_TASK DESCRIPTION:_
Output each entry in full so that the result matches the data exactly.

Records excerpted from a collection
+template <int IMG, int IPT, bool W2T>
 static int launch_se_gate(const float* mean, const float* w1, const float* b1, const float* w2,
-                          const float* b2, int gate_fn, int B, int C, int S, float* gate,
+                          const float* b2, int act, int gate_fn, int B, int C, int S, float* gate,
                           hipStream_t stream) {
-  const size_t lds = (size_t)kSeImg * C * sizeof(float) + (size_t)kSeImg * S * sizeof(float);
-  const dim3 grid((C + kSeThreads - 1) / kSeThreads, (B + kSeImg - 1) / kSeImg), block(kSeThreads);
-  const void* kern = gate_fn == kGateSigmoid ? (const void*)se_gate_kernel<ACT, kGateSigmoid>
-                                             : (const void*)se_gate_kernel<ACT, kGateHardsigmoid>;
+  constexpr int CS = kSeThreads / (IMG / IPT);
+  const size_t lds = se_lds_bytes(IMG, C, S);
+  const int gy = (B + IMG - 1) / IMG;
+  if (gy > 65535 || lds > 160 * 1024) return MTR_E_SHAPE;
+  const dim3 grid((C + CS - 1) / CS, gy), block(kSeThreads);
   if (lds > 64 * 1024) {
-    const int e = allow_dynamic_lds(kern, lds);
+    const int e = allow_dynamic_lds((const void*)se_gate_kernel<IMG, IPT, W2T>, lds);
     if (e != MTR_OK) return e;
   }
   MTR_CLEAR_STALE();
-  if (gate_fn == kGateSigmoid)
-    hipLaunchKernelGGL((se_gate_kernel<ACT, kGateSigmoid>), grid, block, lds, stream, mean, w1, b1, w2, b2,
-                       B, C, S, gate);
-  else
-    hipLaunchKernelGGL((se_gate_kernel<ACT, kGateHardsigmoid>), grid, block, lds, stream, mean, w1, b1, w2,
-                       b2, B, C, S, gate);
+  hipLaunchKernelGGL((se_gate_kernel<IMG, IPT, W2T>), grid, block, lds, stream, mean, w1, b1, w2, b2, act,
+                     gate_fn, B, C, S, gate);
   MTR_CHECK_LAUNCH();
   return MTR_OK;
 }
 
+template <bool W2T>
+static int launch_se_gate_cfg(int config, const float* mean, const float* w1, const float* b1,
+                              const float* w2, const float* b2, int act, int gate_fn, int B, int C, int S,
+                              float* gate, hipStream_t stream) {
+  switch (config) {
+    case 0: return launch_se_gate<4, 1, W2T>(mean, w1, b1, w2, b2, act, gate_fn, B, C, S, gate, stream);
+    case 1: return launch_se_gate<4, 4, W2T>(mean, w1, b1, w2, b2, act, gate_fn, B, C, S, gate, stream);
+    case 2: return launch_se_gate<8, 2, W2T>(mean, w1, b1, w2, b2, act, gate_fn, B, C, S, gate, stream);
+    default: return launch_se_gate<2, 1, W2T>(mean, w1, b1, w2, b2, act, gate_fn, B, C, S, gate, stream);
+  }
+}
+
+}
+
+extern "C" int mtr_se_gate_opts(const float* mean, const float* w1, const float* b1, const float* w2,
+                                const float* b2, int act, int gate_fn, int B, int C, int S, float* gate,
+                                mtr_stream_t stream, int w2_layout, int config) {
+  if (!mean || !w1 || !b1 || !w2 || !b2 || !gate) return MTR_E_NULL;
+  if (B < 0 || C <= 0 || S <= 0 || C % 4 || (B + mtr::kSeImg - 1) / mtr::kSeImg > 65535) return MTR_E_SHAPE;
+  if ((long long)mtr::kSeImg * (C + S) * 4 > 160 * 1024) return MTR_E_SHAPE;
+  if (((uintptr_t)mean % 16) || ((uintptr_t)w1 % 16)) return MTR_E_ALIGN;
+  if (gate_fn != mtr::kGateSigmoid && gate_fn != mtr::kGateHardsigmoid) return MTR_E_PARAM;
+  if (act < mtr::kActNone || act > mtr::kActHardswish) return MTR_E_PARAM;
+  if (w2_layout != MTR_SE_W2_CS && w2_layout != MTR_SE_W2_SC) return MTR_E_PARAM;
+  if (config < -1 || config >= mtr::kSeConfigs) return MTR_E_PARAM;
+  if (B == 0) return MTR_OK;
+  if (config < 0) config = mtr::se_pick_config(B, C, S);
+  hipStream_t s = (hipStream_t)stream;
+  if (w2_layout == MTR_SE_W2_SC)
+    return mtr::launch_se_gate_cfg<true>(config, mean, w1, b1, w2, b2, act, gate_fn, B, C, S, gate, s);
+  return mtr::launch_se_gate_cfg<false>(config, mean, w1, b1, w2, b2, act, gate_fn, B, C, S, gate, s);
 }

_RESPONSE AREA:_
+template <int IMG, int IPT, bool W2T>
 static int launch_se_gate(const float* mean, const float* w1, const float* b1, const float* w2,
-                          const float* b2, int gate_fn, int B, int C, int S, float* gate,
+                          const float* b2, int act, int gate_fn, int B, int C, int S, float* gate,
                           hipStream_t stream) {
-  const size_t lds = (size_t)kSeImg * C * sizeof(float) + (size_t)kSeImg * S * sizeof(float);
-  const dim3 grid((C + kSeThreads - 1) / kSeThreads, (B + kSeImg - 1) / kSeImg), block(kSeThreads);
-  const void* kern = gate_fn == kGateSigmoid ? (const void*)se_gate_kernel<ACT, kGateSigmoid>
-                                             : (const void*)se_gate_kernel<ACT, kGateHardsigmoid>;
+  constexpr int CS = kSeThreads / (IMG / IPT);
+  const size_t lds = se_lds_bytes(IMG, C, S);
+  const int gy = (B + IMG - 1) / IMG;
+  if (gy > 65535 || lds > 160 * 1024) return MTR_E_SHAPE;
+  const dim3 grid((C + CS - 1) / CS, gy), block(kSeThreads);
   if (lds > 64 * 1024) {
-    const int e = allow_dynamic_lds(kern, lds);
+    const int e = allow_dynamic_lds((const void*)se_gate_kernel<IMG, IPT, W2T>, lds);
     if (e != MTR_OK) return e;
   }
   MTR_CLEAR_STALE();
-  if (gate_fn == kGateSigmoid)
-    hipLaunchKernelGGL((se_gate_kernel<ACT, kGateSigmoid>), grid, block, lds, stream, mean, w1, b1, w2, b2,
-                       B, C, S, gate);
-  else
-    hipLaunchKernelGGL((se_gate_kernel<ACT, kGateHardsigmoid>), grid, block, lds, stream, mean, w1, b1, w2,
-                       b2, B, C, S, gate);
+  hipLaunchKernelGGL((se_gate_kernel<IMG, IPT, W2T>), grid, block, lds, stream, mean, w1, b1, w2, b2, act,
+                     gate_fn, B, C, S, gate);
   MTR_CHECK_LAUNCH();
   return MTR_OK;
 }
 
+template <bool W2T>
+static int launch_se_gate_cfg(int config, const float* mean, const float* w1, const float* b1,
+                              const float* w2, const float* b2, int act, int gate_fn, int B, int C, int S,
+                              float* gate, hipStream_t stream) {
+  switch (config) {
+    case 0: return launch_se_gate<4, 1, W2T>(mean, w1, b1, w2, b2, act, gate_fn, B, C, S, gate, stream);
+    case 1: return launch_se_gate<4, 4, W2T>(mean, w1, b1, w2, b2, act, gate_fn, B, C, S, gate, stream);
+    case 2: return launch_se_gate<8, 2, W2T>(mean, w1, b1, w2, b2, act, gate_fn, B, C, S, gate, stream);
+    default: return launch_se_gate<2, 1, W2T>(mean, w1, b1, w2, b2, act, gate_fn, B, C, S, gate, stream);
+  }
+}
+
+}
+
+extern "C" int mtr_se_gate_opts(const float* mean, const float* w1, const float* b1, const float* w2,
+                                const float* b2, int act, int gate_fn, int B, int C, int S, float* gate,
+                                mtr_stream_t stream, int w2_layout, int config) {
+  if (!mean || !w1 || !b1 || !w2 || !b2 || !gate) return MTR_E_NULL;
+  if (B < 0 || C <= 0 || S <= 0 || C % 4 || (B + mtr::kSeImg - 1) / mtr::kSeImg > 65535) return MTR_E_SHAPE;
+  if ((long long)mtr::kSeImg * (C + S) * 4 > 160 * 1024) return MTR_E_SHAPE;
+  if (((uintptr_t)mean % 16) || ((uintptr_t)w1 % 16)) return MTR_E_ALIGN;
+  if (gate_fn != mtr::kGateSigmoid && gate_fn != mtr::kGateHardsigmoid) return MTR_E_PARAM;
+  if (act < mtr::kActNone || act > mtr::kActHardswish) return MTR_E_PARAM;
+  if (w2_layout != MTR_SE_W2_CS && w2_layout != MTR_SE_W2_SC) return MTR_E_PARAM;
+  if (config < -1 || config >= mtr::kSeConfigs) return MTR_E_PARAM;
+  if (B == 0) return MTR_OK;
+  if (config < 0) config = mtr::se_pick_config(B, C, S);
+  hipStream_t s = (hipStream_t)stream;
+  if (w2_layout == MTR_SE_W2_SC)
+    return mtr::launch_se_gate_cfg<true>(config, mean, w1, b1, w2, b2, act, gate_fn, B, C, S, gate, s);
+  return mtr::launch_se_gate_cfg<false>(config, mean, w1, b1, w2, b2, act, gate_fn, B, C, S, gate, s);
 }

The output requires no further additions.